For those members of the forum unable to speak this new language...

How amusing, by jove my friend, I am regularly down at the Mile End, indeed I will be travelling through Bethnal Green later today to provide my cousin with a lift back from his place of employment. Much to my dismay I have never seen your Audi TT in the area but now that I am aware of your locale I shall endevour to keep my eyes peeled and watch out for you.

I have to admit, it takes less typing to say it the new way though.


----------



## TiTi (Mar 5, 2007)

S10TYG said:


> indeed. its just the way different people communicate with each other.


Some people grunt at each other, others spit and some talk like they have a defficiency of some sort, doesnt make it cool though. I really fail to understand the modern trend of being "street" why is it cool to be worse than normal people in every aspect? How can negatives turn to positives? How can poor taste be cool? Anyway....

I have to say good show on not running away with your tail between your legs and not getting aggresive with forum members (which is what I thought you would do) "Respect" or "Word" as you would say!

Now that you are staying maybe we can ease you away from chavtastic poor taste and show you the light, or maybe it will come with age... But as many have said as long as you like it - thats whats important but I cannot stop myself cringing everytime I see a photo of it.


----------



## Prettyboys_TT_Roadster (Mar 8, 2007)

Translate ?.........no idea what you are gasing about ?.... chav nah mate my dad is a lawyer im far from chav its just how i speak...nuff said


----------



## Leg (Jan 11, 2006)

TiTi said:


> S10TYG said:
> 
> 
> > indeed. its just the way different people communicate with each other.
> ...


To be fair I thought doing loads of E's, Acid, coke and smoking pot and fighting at football matches was cool when I was 19-22. I also thought flared jeans and long hair were cool. In reality I must have looked and acted like a complete cock.

No change there then.


----------



## episteme (Mar 30, 2006)

masg said:


> lol sh*t bro im always der n mile end,im goin thru bethnal green later today to pic my cuz up from work. i never see ur TT around tho, il b on the look out now 8)


----------



## masg (May 25, 2006)

Leg said:


> masg said:
> 
> 
> > lol sh*t bro im always der n mile end,im goin thru bethnal green later today to pic my cuz up from work. i never see ur TT around tho, il b on the look out now 8)
> ...


lol thanks for translating for me leg 

and pretty boy im from south east london but down east london everyday


----------



## episteme (Mar 30, 2006)

Prettyboys_TT_Roadster said:


> Translate ?.........no idea what you are gasing about ?.... chav nah mate my dad is a lawyer im far from chav its just how i speak...nuff said


_chav nah mate my dad is a lawyer im far from chav_

Two things.

A) What possible relevance does your Dad being a lawyer have in regards to *your* alleged chav status?

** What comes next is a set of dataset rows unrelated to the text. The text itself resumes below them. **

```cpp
int hs_load_matrix(hs_context* ctx, const void* const channel[HS_NUM_CHANNELS], const uint64_t n_packets[HS_NUM_CHANNELS],
                   uint32_t num_rows, uint32_t num_cols, uint32_t num_row_partitions, uint32_t num_col_partitions) {
    if (!ctx || !channel || !n_packets) return fail(ctx, HS_ERR_BAD_ARG, "null argument");
    return load_matrix_impl(ctx, channel, n_packets, nullptr, num_rows, num_cols, num_row_partitions, num_col_partitions);
}

int hs_load_matrix_csr(hs_context* ctx, uint32_t num_rows, uint32_t num_cols, const uint32_t* indptr, const uint32_t* indices, const float* values,
                       uint32_t* padded_rows, uint32_t* padded_cols) {
    return load_csr(ctx, num_rows, num_cols, indptr, indices, values, false, padded_rows, padded_cols);
}

int hs_load_matrix_csr_transposed(hs_context* ctx, uint32_t num_rows, uint32_t num_cols, const uint32_t* indptr, const uint32_t* indices, const float* values,
                                  uint32_t* padded_rows, uint32_t* padded_cols) {
    return load_csr(ctx, num_rows, num_cols, indptr, indices, values, true, padded_rows, padded_cols);
}

int hs_update_values(hs_context* ctx, const float* values, uint64_t nnz) { return update_values(ctx, values, nnz, true); }
int hs_update_values_device(hs_context* ctx, const float* values_dev, uint64_t nnz) { return update_values(ctx, values_dev, nnz, false); }

int hs_debug_read_tiles(hs_context* ctx, void* image, uint64_t image_capacity, void* blocks, void* units) {
    if (int rc = enter(ctx, kMatrix | kHostOnly)) return rc;
// ... 24 lines not shown
```

hisparse_amd/csrc/stream_tiles.h:

```cpp
#ifndef HISPARSE_STREAM_TILES_H_
#define HISPARSE_STREAM_TILES_H_

#include <cstdint>
#include <string>
#include <memory>
#include <utility>
#include <vector>

#include "hisparse/common.h"

namespace hisparse {
namespace dev {

constexpr uint32_t kWaveLanes = 64;
constexpr uint32_t kWavesPerWorkgroup = 16;
constexpr uint32_t kConsumerWaves = 14;
constexpr uint32_t kLoaderWaves = kWavesPerWorkgroup - kConsumerWaves;
constexpr uint32_t kSubTileCols = 8192;
constexpr uint32_t kMaxXBuffers = 4;
constexpr uint32_t kMinXBuffers = 2;
constexpr uint32_t kAccumulatorBytes = 8;
constexpr uint32_t max_block_rows(bool sliced) { return (sliced ? 96u : 32u) * 1024u / kAccumulatorBytes - 1u; }
constexpr uint32_t kMaxColSlices = 8;
constexpr uint32_t kMaxForcedColSlices = 16;
constexpr uint32_t kMaxSweepSlices = 16;
constexpr uint64_t kCarryMaxImageBytes = 160ull << 20;
constexpr uint64_t kSlicedDeltaMaxImageBytes = 48ull << 20;
constexpr uint64_t kResidentMaxImageBytes = 256ull << 20;
constexpr uint64_t kRowblockResidentMaxImageBytes = 256ull << 20;
constexpr uint64_t kRowblockResidentSmallImageBytes = 32ull << 20;
constexpr uint32_t kMaxLdsBytes = 160 * 1024;
constexpr uint32_t kChunkBytes = kWaveLanes * 8;
constexpr uint32_t kWaveStrideBytes = kChunkBytes * kConsumerWaves;
constexpr uint32_t kRecordBytes = kWaveLanes * 2 * (4 + 2);
constexpr uint32_t kRecordBytes24 = kWaveLanes * (3 + 3 + 2 + 2);
constexpr uint32_t kMaxValueShift = 8;
constexpr uint64_t kDelta24OutlierShare = 4096;
constexpr uint64_t kDelta24MinSavedBytes = 23u << 20;
constexpr uint32_t delta_record_bytes(uint32_t value_bits) { return value_bits == 24 ? kRecordBytes24 : kRecordBytes; }
constexpr bool value_fits24(uint32_t word, uint32_t shift) { return (word >> shift) < (1u << 24) && (word & ((1u << shift) - 1u)) == 0; }
struct Outlier { uint32_t row, col, value; };
enum class DeltaValueBits : uint32_t { kByRule = 0, kPacked = 24, kPlain = 32 };
constexpr uint32_t kMaxGap = 0xfffeu;
constexpr uint32_t kBridgeGap = 0xffffu;
constexpr uint32_t kBridgeAdvance = 0xffffu;
constexpr double kDeltaMinMeanGap = 8.0;
constexpr double kDeltaMaxMeanGap = 20000.0;
constexpr uint64_t kDeltaMinSavedBytes = 23u << 20;
constexpr uint64_t kDeltaMinSavedBytesFloat = 40u << 20;
constexpr double kDenseMeanGap = 320.0;
enum StreamFormat : uint32_t { kFormatPairs = 0, kFormatDelta = 1, kFormatBitmap = 2, kFormatOwner = 3, kFormatPairs24 = 4, kFormatOwner24 = 5, kFormatSweep = 6 };
constexpr bool rowblock_stream(uint32_t format, bool light) { return (format == kFormatPairs || format == kFormatDelta) && !light; }
constexpr bool stream_policy_applies(uint32_t format, bool light) { return format == kFormatSweep || rowblock_stream(format, light); }
constexpr bool plan_stream_resident(uint32_t format, bool light, uint64_t image_bytes, uint64_t num_units, uint64_t num_blocks, uint32_t value_bits = 0) {
    const uint64_t judged_bytes = format == kFormatDelta && value_bits == 24 ? image_bytes / kRecordBytes24 * kRecordBytes : image_bytes;
    return rowblock_stream(format, light)
               ? judged_bytes <= kRowblockResidentMaxImageBytes && (num_units > num_blocks || judged_bytes <= kRowblockResidentSmallImageBytes)
               : image_bytes <= kResidentMaxImageBytes;
}
constexpr bool plan_carries(uint32_t format, uint64_t image_bytes) {
    return image_bytes < kCarryMaxImageBytes || format == kFormatOwner || format == kFormatOwner24;
}
constexpr uint32_t kChunkBytes24 = kWaveLanes * 7;
constexpr uint32_t kWaveStrideBytes24 = kChunkBytes24 * kConsumerWaves;
constexpr uint32_t kAux24MaxRows = 2046;
constexpr uint32_t kOwnerRecordSteps = 4;
constexpr uint32_t kOwnerRecordValueBytes = kWaveLanes * 4 * kOwnerRecordSteps;
constexpr uint32_t kOwnerRecordBytes = kOwnerRecordValueBytes + kWaveLanes * 3 * kOwnerRecordSteps;
constexpr uint32_t kOwnerSpareField = 2047;
constexpr uint32_t kOwnerShareRows = 2047;
constexpr uint32_t kOwnerStepMask = 0xffffu;
constexpr uint32_t kOwnerAccumulatorBytes = 4;
constexpr uint32_t kOwnerColBits = 13;
constexpr uint32_t owner_max_block_rows(uint32_t ring) { return (kMaxLdsBytes - ring * kSubTileCols * 4u) / kOwnerAccumulatorBytes - kConsumerWaves - 1u; }
constexpr double kOwnerMinMeanGap = 20000.0;
constexpr double kBitmapMinDensity = 0.125;
constexpr uint32_t kBitmapMinCols = 2048;
constexpr uint32_t kBitmapGroupCols = 64;
#ifndef HS_BITMAP_WAVES
#define HS_BITMAP_WAVES 16
#endif
constexpr uint32_t kBitmapWaves = HS_BITMAP_WAVES;
constexpr uint32_t kBitmapMaxBlockRows = 8191;
constexpr uint32_t kBitmapMaxXLdsGroups = 576;
constexpr uint32_t kBitmapSkew[4] = {170, 140, 65, 25};
constexpr uint32_t kBitmapMaskBatch = 32;
constexpr uint32_t kBitmapRunSlots = 5;
constexpr uint64_t kLightMaxNnz = 2u << 20;
constexpr uint32_t kLightMaxUnits = 16;
constexpr uint32_t kLightWorkgroupsPerCu = 4;
constexpr uint32_t kLightMaxBlockRows = 3071;
constexpr uint32_t kLightMinBlockNnz = 1024;
#ifndef HS_SWEEP_WAVES
#define HS_SWEEP_WAVES 8
#endif
constexpr uint32_t kSweepWaves = HS_SWEEP_WAVES;
constexpr uint32_t kSweepMaxBlockRowsFloat = kMaxLdsBytes / kAccumulatorBytes - 1;
constexpr uint32_t kSweepMaxBlockRowsFixed = (kMaxLdsBytes / 4 - 2) * 32 / 33 - 1;
constexpr uint32_t kSweepColAlign = 32;
constexpr double kSweepSlabMinMeanGap = 8000.0;
constexpr uint64_t kSweepMinNnz = (2u << 20) + 1;
constexpr uint64_t kFloatOneSliceOwnerMinNnz = 8u << 20;
constexpr uint64_t kSweepMinNnzWide = 256u << 10;
constexpr uint32_t kDenseBlockRows = 32;
constexpr uint32_t kBlockDenseRows = 1u;
constexpr uint32_t kBlockLastOfPartition = 2u;
constexpr uint32_t kNoBlock = 0xffffffffu;
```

B) What possible relevance does your Dad being a lawyer have in regards to, well, anything?


----------



## Leg (Jan 11, 2006)

episteme said:


> masg said:
> 
> 
> > lol sh*t bro im always der n mile end,im goin thru bethnal green later today to pic my cuz up from work. i never see ur TT around tho, il b on the look out now 8)


oh f*ck me im gonna have another cardiac, cant breathe, help, help


----------



## masg (May 25, 2006)

episteme said:


> Prettyboys_TT_Roadster said:
> 
> 
> > Translate ?.........no idea what you are gasing about ?.... chav nah mate my dad is a lawyer im far from chav its just how i speak...nuff said
> ...


chill out mate...just because someone speaks in a different way and has different taste to you don't make them a chav etc...

everyones different mate


----------



## sean.ui (Nov 18, 2006)

masg said:


> episteme said:
> 
> 
> > Prettyboys_TT_Roadster said:
> ...


Unfortunately the world we live in associates certain behaviour with chav and one of these behavioural characteristics is language - that's life so if you don't want people to think your a chav or wannabe ganster then you know what to do...


----------



## episteme (Mar 30, 2006)

masg said:


> episteme said:
> 
> 
> > Prettyboys_TT_Roadster said:
> ...


 :?: Maybe you misread my post or responded to the wrong person. :?:


----------



## John-H (Jul 13, 2005)

Leg said:


> masg said:
> 
> 
> > lol sh*t bro im always der n mile end,im goin thru bethnal green later today to pic my cuz up from work. i never see ur TT around tho, il b on the look out now 8)
> ...


Thanks for that Leg. I was finding a little hard going. It may take less typing but it requires reading seval times to make sense.


----------



## Leg (Jan 11, 2006)

sean.ui said:


> masg said:
> 
> 
> > episteme said:
> ...


Bloody gansters, do my head in, ganning about, stering, b*stards.


----------



## episteme (Mar 30, 2006)

Leg said:


> episteme said:
> 
> 
> > masg said:
> ...


At least you're old enough to know who that is :roll: :lol:


----------



## Love_iTT (Aug 18, 2002)

Fcuk me, I'll give this part of the forum about another 12 - 18 months.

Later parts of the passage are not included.